Optimizing Fire Sprinkler System Demand Pipe Sizing

Introduction

Fire sprinkler systems are critical components of building safety, designed to control and suppress fires efficiently while minimizing damage and protecting lives. However, the demand for water flow and pressure in such systems creates challenges for both designers and building owners, including higher operating costs, more demanding infrastructure requirements, and potential inefficiencies. Reducing system demand, while maintaining fire suppression performance, is therefore an essential consideration in sprinkler system design.

This article is the first in a series exploring various strategies to reduce system demand in fire sprinkler systems while maintaining compliance with NFPA. In this initial study, the focus is placed on pipe sizing and its impact on flow rates and pressure requirements. Using a representative wet pipe sprinkler system with an OH2 hazard classification, the research evaluates the effect of upsizing pipes on system demand, with calculations performed at the base of the riser to quantify the results. The findings highlight pipe sizing as a critical design parameter that influences system efficiency, cost, and overall performance.

Project Definition

To evaluate the methods for saving fire sprinkler system demand, we consider a hypothetical example system. Below are the specific details of the example system, which will also be used in subsequent papers to evaluate the effects of other parameters on the system’s demand.

• Occupancy hazard classification : OH2
• Protected area : 200’ x 130’
• System type : Wet pipe
• Sprinkler type : Upright spray sprinklers, standard response, K5.6
• Sprinkler coverage : 13’ x 10’
• Pipe type : Black steel, Schedule 40
• Cross Main, Branch line, and sprinkler elevation : 9.5 feet
• Ceiling height : 10 feet
• Hose stream allowance : 250 gpm
• Branch line :
  • 1 inch (for one sprinkler – Green)
  • 1 ¼ inch (for two sprinklers – Blue)
  • 1 ½ inch (for five sprinklers – Orange)
• Cross main and riser : 3 inches (Purple)

Figures 1 & 2 illustrate the project layout.

Figure 1- Project Layout (Plan View)

Figure 2- Project Layout (Isometric View)

Benchmark Design Parameters

The system design adopts Table 19.2.3.1.1 of NFPA 13 (2025 Edition) to define the density/area requirements. Key demand characteristics are based on the following parameters:

• Density : 0.2 gpm/ft²
• Design area : 1500 ft²

Figure 3 illustrates the design area configuration under this criterion.

Figure 3- Design Area

Hydraulic calculations were performed at the base of the riser (BOR) to determine the system’s flow rate and pressure demands under baseline conditions. The analysis excludes pressure losses between the municipal city main and the riser base.
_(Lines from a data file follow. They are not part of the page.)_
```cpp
__global__ void __launch_bounds__(1024) k_scatter_one_read(const uint16_t *__restrict__ dig, const unsigned long long *__restrict__ negmask, uint32_t n,
                                                           uint32_t stride, int c, int CH, int Q, uint32_t W, int top,
                                                           const uint32_t *__restrict__ blockhist, const uint32_t *__restrict__ start,
                                                           uint32_t *__restrict__ sorted) {
  extern __shared__ uint32_t lh[];
  const uint32_t M = 1u << (c - 1);
  const uint32_t s = blockIdx.x & 7u, k = blockIdx.x >> 3, nbw = (k / (uint32_t)CH) * 8u + s, ch = k % (uint32_t)CH;
  if (nbw >= W) return;
  const uint32_t flip = (int)nbw == top ? 1u : 0u;
  uint32_t per = (((n + CH - 1) / CH) + 7u) & ~7u, lo = ch * per, hi = min(n, lo + per);
  const uint16_t *d = dig + (size_t)nbw * stride;
  const uint8_t *sgn = reinterpret_cast<const uint8_t *>(negmask);
  const uint32_t step = blockDim.x * 8, j0 = lo + threadIdx.x * 8;
  u32x4 pk[SCATTER_AHEAD];
  uint32_t sneg8[SCATTER_AHEAD];
  scatter_prefetch(d, sgn, j0, step, hi, pk, sneg8);
  scatter_load_cursors(blockhist + ((size_t)nbw * CH + ch) * M, start + (size_t)nbw * M, 0u, M, lh);
  __syncthreads();
  const uint32_t Mq = M / (uint32_t)Q;
  for (uint32_t r0 = 0; r0 < M; r0 += Mq) {
#pragma unroll
    for (int i = 0; i < SCATTER_AHEAD; i++) {
      const uint32_t j = j0 + (uint32_t)i * step;
      if (j < hi) scatter_place(pk[i], sneg8[i], j, hi, M, r0, Mq, flip, lh, 0u, sorted);
    }
    __syncthreads();
  }
}

__global__ void __launch_bounds__(256) k_acc_points(const uint32_t *__restrict__ sorted, const uint32_t *__restrict__ start, uint32_t FB,
                                                    const uint32_t *__restrict__ points, uint32_t n, uint32_t WM, int shared_pts,
                                                    int L, uint64_t G, uint32_t *__restrict__ buckets, uint32_t *__restrict__ rec_pt) {
  uint64_t g = (uint64_t)blockIdx.x * blockDim.x + threadIdx.x;
  if (g >= G) return;
  const uint32_t total = start[FB];
  const uint64_t pos0 = g * (uint64_t)L;
  if (pos0 >= total) return;
  const uint32_t pos1 = (uint32_t)min((uint64_t)total, pos0 + L);
  uint32_t lo = 0, hi = FB - 1;
  while (lo < hi) {
    const uint32_t mid = lo + (hi - lo + 1) / 2;
    if (start[mid] <= (uint32_t)pos0) lo = mid; else hi = mid - 1;
  }
  uint32_t cur = lo, end = start[cur + 1];
  const bool from_prev = start[cur] < (uint32_t)pos0;
  bool first = true;
  uint32_t e = sorted[pos0];
  xyzz acc = xyzz_inf();
  for (uint32_t p = (uint32_t)pos0; p < pos1; p++) {
    const uint32_t e_next = (p + 1 < pos1) ? sorted[p + 1] : 0u;
// ... 593 lines not shown
  for (int i = 3; i <= 5; i++) prof_mark(ctx, i);
  BPPP_HIP(ctx, hipMemcpyAsync(ctx->pinned, ws.winsum, bytes, hipMemcpyDeviceToHost, st));
  prof_mark(ctx, 6);
  BPPP_HIP(ctx, hipStreamSynchronize(st));
  window_combine_host((const uint32_t *)ctx->pinned, s.W, s.c, s.acnt, false, 0, out_xy);
  BPPP_HIP(ctx, hipGetLastError());
  prof_collect(ctx, 7);
  return BPPP_OK;
}

static int msm_sort_lds(bppp_ctx *ctx, const MsmPlan &p) {
  const size_t lds = sort_lds_bytes(p);
  if (lds > 64 * 1024 && lds > ctx->sort_lds_set) {
    BPPP_HIP(ctx, hipFuncSetAttribute((const void *)k_hist, hipFuncAttributeMaxDynamicSharedMemorySize, (int)lds));
    BPPP_HIP(ctx, hipFuncSetAttribute((const void *)k_scatter, hipFuncAttributeMaxDynamicSharedMemorySize, (int)lds));
    BPPP_HIP(ctx, hipFuncSetAttribute((const void *)k_scatter_ranges, hipFuncAttributeMaxDynamicSharedMemorySize, (int)lds));
    BPPP_HIP(ctx, hipFuncSetAttribute((const void *)k_scatter_one_read, hipFuncAttributeMaxDynamicSharedMemorySize, (int)lds));
    ctx->sort_lds_set = lds;
  }
  return BPPP_OK;
}

static void msm_digits(bppp_ctx *ctx, const MsmPlan &p, const MsmWorkspace &ws, const void *d_scalars) {
  const uint64_t total_sc = (uint64_t)p.batch * p.n;
  k_digits<<<dim3((unsigned)((total_sc + 255) / 256)), dim3(256), 0, ctx->stream>>>((const uint32_t *)d_scalars, total_sc, (uint32_t)p.n, ws.stride, p.c, p.W, p.acnt, p.top,
                                                                                     make_recode_k(p.c, p.W, p.acnt, p.top >= 0), ws.dig, ws.negmask, ws.heavy_count,
                                                                                     (uint32_t)ws.nzero, ws.tiles, (uint32_t)p.ntiles);
}

static void msm_sort(bppp_ctx *ctx, const MsmPlan &p, const MsmWorkspace &ws, size_t table_stride) {
  hipStream_t st = ctx->stream;
  const size_t lds = sort_lds_bytes(p);
  const uint32_t n = (uint32_t)p.n;
  k_hist<<<dim3((unsigned)p.NB, p.CH), dim3(p.hist_threads), lds, st>>>(ws.dig, n, ws.stride, p.c, p.CH, ws.blockhist);
  k_count_tiles<<<dim3((unsigned)((p.FB + 255) / 256)), dim3(256), 0, st>>>(ws.blockhist, p.M, p.flat ? p.W * p.CH : p.CH, p.FB, ws.count, ws.tiles);
  k_scan_apply<<<dim3(p.ntiles), dim3(256), 0, st>>>(ws.count, p.FB, ws.tiles, ws.start, ws.size_hist);
  ctx->last_sort_ranges = p.Q;
  ctx->last_windows = p.W;
  ctx->last_scatter_one_read = p.one_read ? 1 : 0;
  if (p.one_read) {
    k_scatter_one_read<<<dim3(ranged_grid(p)), dim3(p.hist_threads), lds, st>>>(ws.dig, ws.negmask, n, ws.stride, p.c, p.CH, p.Q, (uint32_t)p.W, p.top, ws.blockhist,
                                                                                ws.start, ws.sorted);
  } else if (p.Q) {
    k_scatter_ranges<<<dim3(ranged_grid(p)), dim3(p.hist_threads), ranges_lds_bytes(p), st>>>(ws.dig, ws.negmask, n, ws.stride, p.c, p.CH, p.Q, ranges_units(p), p.top,
                                                                                              ws.blockhist, ws.start, ws.sorted);
  } else
    k_scatter<<<dim3((unsigned)p.NB, p.CH), dim3(p.hist_threads), lds, st>>>(ws.dig, ws.negmask, n, ws.stride, p.c, p.CH, p.W, ws.blockhist, ws.start, ws.sorted,
                                                                             p.flat ? (uint32_t)table_stride : 0u, p.top);
}

static int msm_accumulate(bppp_ctx *ctx, const MsmPlan &p, const MsmWorkspace &ws, const void *d_points, int shared_points) {
  hipStream_t st = ctx->stream;
  uint2 *items = (uint2 *)ws.items, *heavy_items = (uint2 *)ws.heavy_items;
  uint4 *heavy_buckets = (uint4 *)ws.heavy_buckets;
  ctx->last_acc_sized = p.sized ? 1 : 0;
  ctx->last_acc_fq29 = p.fq29 ? 1 : 0;
  if (p.sized)
    k_order<<<dim3(p.ntiles), dim3(256), 0, st>>>(ws.count, p.FB, ws.size_hist, ws.cursors, items, ws.piece_base, ws.buckets, heavy_items, ws.heavy_slot, heavy_buckets,
                                                  ws.heavy_count);
  int rc = run_pre_acc(ctx); if (rc) return rc;
  if (p.sized) {
    (p.acc_fast ? k_acc_points_sized29_fast : p.fq29 ? k_acc_points_sized29 : k_acc_points_sized)<<<dim3((unsigned)((ws.items_max + 255) / 256)), dim3(256), 0, st>>>(
        ws.sorted, ws.start, ws.count, items, ws.heavy_count, ws.piece_base, (const uint32_t *)d_points, ws.buckets, ws.rec_pt);
    prof_mark(ctx, 3);
    k_merge_heavy<true><<<dim3(2048), dim3(64), 0, st>>>(ws.start, ws.count, 0, ws.rec_pt, ws.piece_base, ws.buckets, heavy_items, ws.heavy_slot, heavy_buckets,
                                                         ws.heavy_count, ws.chunk_sums);
  } else {
    k_acc_points<<<dim3((unsigned)((p.G + 255) / 256)), dim3(256), 0, st>>>(ws.sorted, ws.start, (uint32_t)p.FB, (const uint32_t *)d_points, (uint32_t)p.n,
                                                                            (uint32_t)(p.Wc * p.M), shared_points, p.L, p.G, ws.buckets, ws.rec_pt);
    prof_mark(ctx, 3);
    k_merge<<<dim3((unsigned)((p.FB + 255) / 256)), dim3(256), 0, st>>>(ws.start, ws.count, p.FB, p.L, ws.rec_pt, ws.buckets, heavy_items, ws.heavy_slot, heavy_buckets,
                                                                        ws.heavy_count);
    k_merge_heavy<false><<<dim3(2048), dim3(64), 0, st>>>(ws.start, ws.count, p.L, ws.rec_pt, nullptr, ws.buckets, heavy_items, ws.heavy_slot, heavy_buckets,
                                                          ws.heavy_count, ws.chunk_sums);
  }
  return BPPP_OK;
}

// ... 103 lines not shown
```

### bulletproofspp_amd/csrc/msm_plan.hpp

```cpp
#pragma once
#include <stddef.h>
#include <stdint.h>
#include <string.h>
#include <algorithm>

struct MsmTune {
  double gcost = 0;
  int cmin = 0;
  int lw = 0;
  int rg = 0;
  int marg_s = 0;
  int lacc = 0;
  int window_batched = 0;
  int comb_wpe = 0;
  int small_c = 0;
  int small_len = 0;
  int small_max = 0;
  int hist_ch = 0;
  int num_cus = 0;
  int sort_ranges = 4;
  int scatter_one_read = 1;
  int acc_sized = -1;
  int acc_fq29 = 1;
  int acc_fast = 1;
  bool no_small = false;
  bool no_balance = false;
  size_t comb_rows_min_bytes = (size_t)4 << 30;
  int comb_rows_waves = 0;
  void from_env();
};

namespace bppp {

struct Carver {
  char *base; size_t off = 0, cap;
  Carver(void *b, size_t c) : base((char *)b), cap(c) {}
  template <typename T> T *take(size_t count) {
    size_t bytes = (count * sizeof(T) + 255) & ~(size_t)255;
    T *p = (T *)(base ? base + off : nullptr);
    off += bytes;
    return p;
  }
};

static constexpr int MSM_XYZZ_WORDS = 40;
static constexpr int SCAN_TILE = 4096;
static constexpr uint32_t ACC_CAP = 128, ACC_LINE = 32;
static constexpr int SCATTER_AHEAD = 4;
static constexpr int MERGE_SERIAL_MAX = 8;
static constexpr int HEAVY_CHUNK = 256;
static constexpr uint32_t MSM_SMALL_MAX = 4096;
static constexpr size_t MSM_SMALL_DEFAULT_MAX = 8192;
struct MsmPair { uint32_t x, y; };
// ... 41 lines not shown
  MsmSmallPlan s;
  s.c = tune.small_c >= 5 && tune.small_c <= 8 ? tune.small_c : 6;
  const int M = 1 << (s.c - 1);
  const WindowLayout wl = window_layout(s.c, 256 % s.c != 0 && !tune.no_balance);
  s.W = wl.W; s.acnt = wl.acnt; s.top = wl.top;
  s.len = tune.small_len >= 64 && tune.small_len <= (int)MSM_SMALL_MAX ? (size_t)tune.small_len : (n <= 2048 ? 512 : 1024);
  if (n <= s.len + s.len / 2) s.len = n;
  s.S = (n + s.len - 1) / s.len;
  s.lds = (((size_t)(2 * M + 1) + s.len + (s.len + 1) / 2 + 3) & ~(size_t)3) * 4 + (size_t)(M + 4) * MSM_XYZZ_WORDS * 4;
  return s;
}
struct MsmSmallWorkspace { uint32_t *partials, *winsum; };
inline MsmSmallWorkspace carve_small(Carver &cv, const MsmSmallPlan &s) {
  MsmSmallWorkspace w;
  w.partials = cv.take<uint32_t>((size_t)s.W * s.S * MSM_XYZZ_WORDS);
  w.winsum = cv.take<uint32_t>((size_t)s.W * MSM_XYZZ_WORDS);
  return w;
}

struct MargGeom { int a, LO, HI, PR, PC, SR, SC; uint32_t row_tiles, col_tiles; int TR, TC; };

struct MsmPlan {
  size_t n, batch; int c, W, acnt, M, CH, hist_threads, Lw, WPW;
  int top;
  bool flat;
  int Wc;
  uint64_t NB, NS, FB, total_max;
  int L; uint64_t G;
  int RG;
  bool marg; MargGeom mg;
  int ntiles;
  int Q;
  bool one_read;
  bool sized;
  bool fq29;
  bool acc_fast;
};

inline void plan_windows(MsmPlan &p, size_t n, size_t batch, int c, bool flat, const MsmTune &tune) {
  p.n = n; p.batch = batch; p.c = c; p.W = 256 / c + 1; p.M = 1 << (c - 1);
  p.acnt = p.W; p.top = -1;
  if (!flat) {
    const WindowLayout l = window_layout(c, batch == 1 && c >= 3 && 256 % c != 0 && !tune.no_balance);
    p.W = l.W; p.acnt = l.acnt; p.top = l.top;
  }
  p.flat = flat; p.Wc = flat ? 1 : p.W;
  p.NB = (uint64_t)batch * p.W; p.NS = flat ? batch : p.NB; p.FB = p.NS * p.M; p.total_max = p.NB * n;
  p.ntiles = (int)((p.FB + SCAN_TILE - 1) / SCAN_TILE);
}

inline void plan_sort(MsmPlan &p, const MsmTune &tune) {
  const size_t n = p.n, batch = p.batch;
  p.hist_threads = p.M >= 8192 ? 1024 : 256;
  size_t per_block = (size_t)p.hist_threads * 64;
  p.CH = (int)std::max<size_t>(1, std::min<size_t>(64, (n + per_block - 1) / per_block));
  p.Q = 0;
  if (batch == 1 && !p.flat && (size_t)p.M * 4 > 80 * 1024 && tune.num_cus >= 8 && (tune.sort_ranges == 2 || tune.sort_ranges == 4)) {
    p.Q = tune.sort_ranges;
    const uint64_t cus = (uint64_t)tune.num_cus / 8, unit_bytes = (uint64_t)n * 4 / p.Q;
    const uint64_t ch = (cus * unit_bytes + (1u << 20) - 1) >> 20;
    p.CH = (int)std::min<uint64_t>(std::min<uint64_t>(cus, 64), std::max<uint64_t>((uint64_t)p.CH, ch));
  } else if ((size_t)p.M * 4 > 80 * 1024 && tune.num_cus > 0) {
    const double rounds = (double)p.NB * p.CH / tune.num_cus;
    if (rounds >= 0.75) {
      const uint64_t r = (uint64_t)(rounds + 0.5) ? (uint64_t)(rounds + 0.5) : 1;
      const uint64_t ch = r * (uint64_t)tune.num_cus / p.NB;
      if (ch >= 1 && ch <= 64 && 4 * ch >= 3 * (uint64_t)p.CH) p.CH = (int)ch;
    }
  }
  if (tune.hist_ch >= 1 && tune.hist_ch <= 64) p.CH = tune.hist_ch;
  const uint64_t chunk = ((((uint64_t)n + p.CH - 1) / p.CH) + 7u) & ~(uint64_t)7, lane_steps = (chunk + (uint64_t)p.hist_threads * 8 - 1) / ((uint64_t)p.hist_threads * 8);
  const uint64_t wgs = (uint64_t)p.W * p.CH, cus = (uint64_t)std::max(tune.num_cus, 1), last_round = wgs % cus;
  const bool full_rounds = wgs >= cus && !(last_round && 4 * last_round < cus);
  p.one_read = p.Q && tune.scatter_one_read && lane_steps <= (uint64_t)SCATTER_AHEAD && full_rounds;
}

inline void plan_reduce(MsmPlan &p, const MsmTune &tune) {
  if (p.M <= 64) { p.Lw = 1; p.WPW = 1; }
  else {
    p.Lw = 1;
    while (p.M / p.Lw > 64 * 64) p.Lw <<= 1;
    if (p.M / p.Lw >= 1024 && p.Lw < 4) p.Lw = std::min(4, p.M / 1024);
    if (p.Lw < 1) p.Lw = 1;
    if (tune.lw) { const int v = tune.lw; if (v >= 1 && (v & (v - 1)) == 0 && p.M / v >= 64 && p.M / v <= 4096) p.Lw = v; }
    p.WPW = p.M / p.Lw / 64;
    if (p.WPW < 1) p.WPW = 1;
  }
  p.RG = 0;
  if (p.M <= 256 && p.NS >= 4096) {
    const int cap = std::min(8, p.M);
    p.RG = std::max(1, std::min(cap, p.M / 16));
    while (p.RG < cap && p.NS * (uint64_t)p.RG < 131072) p.RG <<= 1;
    if (tune.rg) { const int v = tune.rg; if (v >= 1 && v <= cap && (v & (v - 1)) == 0) p.RG = v; }
  }
  p.marg = !p.RG && p.M >= 256 && p.NS <= 65535;
  memset(&p.mg, 0, sizeof p.mg);
  if (p.marg) {
    MargGeom &g = p.mg;
    g.a = (p.c - 1 + 1) / 2; g.LO = 1 << g.a; g.HI = p.M / g.LO;
    int S = 1;
    while (S < 16 && (2.0 * (double)p.FB) / S > 98304.0) S <<= 1;
    if (tune.marg_s) { const int v = tune.marg_s; if (v >= 1 && v <= 64 && (v & (v - 1)) == 0) S = v; }
    g.SR = std::min(S, g.LO); g.SC = std::min(S, g.HI);
    g.PR = g.LO / g.SR; g.PC = g.HI / g.SC;
    while (g.PR > 64) { g.PR >>= 1; g.SR <<= 1; }
    while (g.PC > 64) { g.PC >>= 1; g.SC <<= 1; }
    g.row_tiles = (uint32_t)(((size_t)g.HI * g.PR + 63) / 64); g.col_tiles = (uint32_t)(((size_t)g.LO * g.PC + 63) / 64);
// ... 86 lines not shown
```

### bulletproofspp_amd/csrc/testhooks.hip

```cpp
#include "../../include/bppp_test.h"
#include <vector>
#include "ctx.hpp"
#include "ec.hip.h"
#include "ec29.hip.h"
#include "ec_quad.hip.h"
#include "modinv.hip.h"
#include "fr26.hip.h"
#include "rp_internal.hpp"
#include "rpwitness.hip.h"
#include "rpdecode.hip.h"
#include "rpexcess.hip.h"
#include "rpexpart.hip.h"
#include "rpseal.hip.h"
#include "rpscan_keys.hip.h"
#include "seedpoints.hip.h"
#include "comb.hip.h"
#include "rpp_transcript.hpp"
#include "rpprove_dev.hpp"
#include "trrp.hpp"

namespace bppp {
template <int MOD> BPPP_DI fe apply_op(int op, const fe &a, const fe &b) {
  switch (op) {
    case BPPP_FE_ADD: return fe_add<MOD>(a, b);
// ... 312 lines not shown
  for (auto &w : h) { z ^= z << 13; z ^= z >> 7; z ^= z << 17; w = (uint32_t)(z >> 16); }
  for (int i = 0; i < 1024; i++) h[8 * i + 7] &= 0x7FFFFFFFu;
  hipMemcpy(seed, h.data(), h.size() * 4, hipMemcpyHostToDevice);
  hipMemset(sink, 0, 256);
  const int blocks = 256 * 4 * 8 / 4 * 2;
  hipEvent_t e0, e1; hipEventCreate(&e0); hipEventCreate(&e1);
  bppp::k_mulmod_rate<<<dim3(blocks), dim3(256), 0, ctx->stream>>>(seed, 8, sink);
  hipEventRecord(e0, ctx->stream);
  bppp::k_mulmod_rate<<<dim3(blocks), dim3(256), 0, ctx->stream>>>(seed, iters, sink);
  hipEventRecord(e1, ctx->stream);
  int rc = BPPP_OK;
  if (hipEventSynchronize(e1) != hipSuccess) rc = bppp::fail(ctx, BPPP_ERR_HIP, "mulmod_rate: kernel failed");
  float ms = 0; hipEventElapsedTime(&ms, e0, e1);
  *mulmods_per_sec = ms > 0 ? (double)blocks * 256.0 * 4.0 * iters / (ms * 1e-3) : 0.0;
  hipEventDestroy(e0); hipEventDestroy(e1); hipFree(seed); hipFree(sink);
  return rc;
}

extern "C" int bppp_test_last_mixed_msm_terms(bppp_ctx *ctx, uint64_t *terms) {
  if (!ctx || !terms) return BPPP_ERR_ARG;
  *terms = ctx->last_mixed_terms;
  return BPPP_OK;
}

extern "C" int bppp_test_last_sort_ranges(bppp_ctx *ctx, int *q) {
  if (!ctx || !q) return BPPP_ERR_ARG;
  *q = ctx->last_sort_ranges;
  return BPPP_OK;
}

extern "C" int bppp_test_last_scatter_one_read(bppp_ctx *ctx, int *one_read) {
  if (!ctx || !one_read) return BPPP_ERR_ARG;
  *one_read = ctx->last_scatter_one_read;
  return BPPP_OK;
}

extern "C" int bppp_test_last_acc_sized(bppp_ctx *ctx, int *sized) {
  if (!ctx || !sized) return BPPP_ERR_ARG;
  *sized = ctx->last_acc_sized;
  return BPPP_OK;
}

extern "C" int bppp_test_last_acc_fq29(bppp_ctx *ctx, int *fq29) {
  if (!ctx || !fq29) return BPPP_ERR_ARG;
  *fq29 = ctx->last_acc_fq29;
  return BPPP_OK;
}
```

The calculated values were:

• Flowrate : 592 gpm
• Pressure : 77.4 psi

These baseline values will be used as benchmarks to assess and compare the efficiency of alternative methods for saving system demand.

Pipe size

In most situations, increasing the size of the pipes is one of the solutions to decrease the pressure demand. According to the Hazen-Williams equation, the power of internal diameter is 4.87, so increasing the pipe diameter has a great impact on pressure loss. In our example, if we upsize the 1 ½ in pipes into 2 in, the system demand will be 589 gpm @ 65 psi.

The effect of upsizing is particularly pronounced in pipes where the velocity of water is high. Higher water velocity contributes to increased friction losses, and enlarging the pipe diameter helps mitigate these losses effectively. Consequently, focusing on upsizing high-velocity flow areas within the system can result in notable hydraulic efficiency gains.

The formula Q = A × V is fundamental in fluid dynamics and is used to calculate flow rate in a pipe or conduit system. In this formula:

Q - Represents the flow rate, measured in cubic feet per second (ft³/s or cfs) in this equation. In fire sprinkler systems, flow rates are often given in gallons per minute (gpm), which can be converted to cfs by multiplying by 0.002228.

A - Denotes the cross-sectional area of the pipe, typically expressed in square feet. The area can be calculated using the formula for the pipe’s circular cross-section: A = π × (D/2)², where D is the internal diameter of the pipe in feet.

V - Stands for the velocity of water, measured in feet per second (ft/s or fps), indicating how quickly water moves through the pipe.

This equation highlights the relationship between flow rate, pipe area, and water velocity. A larger pipe area (through upsizing) allows the system to accommodate the same flow rate at a lower velocity, reducing system pressure losses and improving efficiency. Conversely, reducing the area would require an increase in velocity to maintain the same flow rate, which could lead to higher friction losses and diminished performance. Understanding this balance is essential in optimizing fire sprinkler systems.

Example) Find the velocity of 30 gpm water in a 1-inch Schedule 40 pipe.
Given:
Flow rate ( Q ): 30 gallons per minute (gpm).
Internal pipe diameter ( D ): 1.049 inches, which converts to 1.049 ÷ 12 ft ≈ 0.08742 ft.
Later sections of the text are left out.